◆ AIM OF THE TASK: If a line of the records contains the word "atomic", list it.

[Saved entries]
────────
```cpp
template <class FQ>
void host_horner(const uint32_t* pts, int n_win, int c, uint32_t* out_xyz) {
    using F = Fp64<FQ>;
    constexpr int MAX_WIN = 64;
    if (n_win < 4 || n_win > MAX_WIN) return host_horner_serial<FQ>(pts, n_win, c, out_xyz);
    HostTailPool& pool = host_tail_pool();
    XYZZ<F> sums[MAX_WIN];
    std::atomic<int> ready[MAX_WIN];
    for (int w = 0; w < n_win; w++) ready[w].store(0, std::memory_order_relaxed);
    HostTailJob<FQ> job{pts, c, sums, ready};
    const uint32_t gen = pool.size() ? pool.try_begin(&HostTailJob<FQ>::run, &job, n_win) : 0;
    if (!gen) return host_horner_serial<FQ>(pts, n_win, c, out_xyz);
    XYZZ<F> acc = XYZZ<F>::inf();
    for (int w = n_win - 1; w >= 0; w--) {
        while (!ready[w].load(std::memory_order_acquire)) {
            const int i = pool.claim(gen);
            if (i >= 0) HostTailJob<FQ>::run(&job, i);
            else HostTailPool::cpu_relax();
        }
        if (!acc.is_inf())
            for (int k = 0; k < c; k++) acc = xyzz_dbl(acc);
        if (!sums[w].is_inf()) acc = xyzz_add(acc, sums[w]);
    }
    pool.end();
    host_tail_store<FQ>(acc, out_xyz);
}

template <class FQ>
struct HostTailBatchJob {
    const uint32_t* pts;
    size_t per_words;
    int n_win, c;
    uint32_t* const* outs;
    std::atomic<int>* ready;
    static void run(void* ctx, int p) {
        auto* j = static_cast<HostTailBatchJob*>(ctx);
        host_horner_serial<FQ>(j->pts + (size_t)p * j->per_words, j->n_win, j->c, j->outs[p]);
        j->ready[p].store(1, std::memory_order_release);
    }
};
template <class FQ>
void host_horner_batch(const uint32_t* pts, size_t per_words, int count, int n_win, int c, uint32_t* const* outs) {
    constexpr int MAX_COUNT = 64;
    if (count == 1) return host_horner<FQ>(pts, n_win, c, outs[0]);
    HostTailPool& pool = host_tail_pool();
    std::atomic<int> ready[MAX_COUNT];
    HostTailBatchJob<FQ> job{pts, per_words, n_win, c, outs, ready};
    uint32_t gen = 0;
    if (count <= MAX_COUNT && pool.size()) {
        for (int p = 0; p < count; p++) ready[p].store(0, std::memory_order_relaxed);
        gen = pool.try_begin(&HostTailBatchJob<FQ>::run, &job, count);
    }
    if (!gen) {
        for (int p = 0; p < count; p++) host_horner_serial<FQ>(pts + (size_t)p * per_words, n_win, c, outs[p]);
        return;
    }
    for (int i; (i = pool.claim(gen)) >= 0;) HostTailBatchJob<FQ>::run(&job, i);
    for (int p = 0; p < count; p++)
        while (!ready[p].load(std::memory_order_acquire)) HostTailPool::cpu_relax();
    pool.end();
}

}
```

mpc-jellyfish_amd/csrc/hostfp.hpp:

```cpp
#pragma once
#include <cstdint>
#include <array>
#include <cstring>

#include "constants.cuh"
#include "hostinv.hpp"

namespace mzk {
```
────────
◆ SOLUTION FOR THIS EXERCISE:
    std::atomic<int> ready[MAX_WIN];
    std::atomic<int>* ready;
    std::atomic<int> ready[MAX_COUNT];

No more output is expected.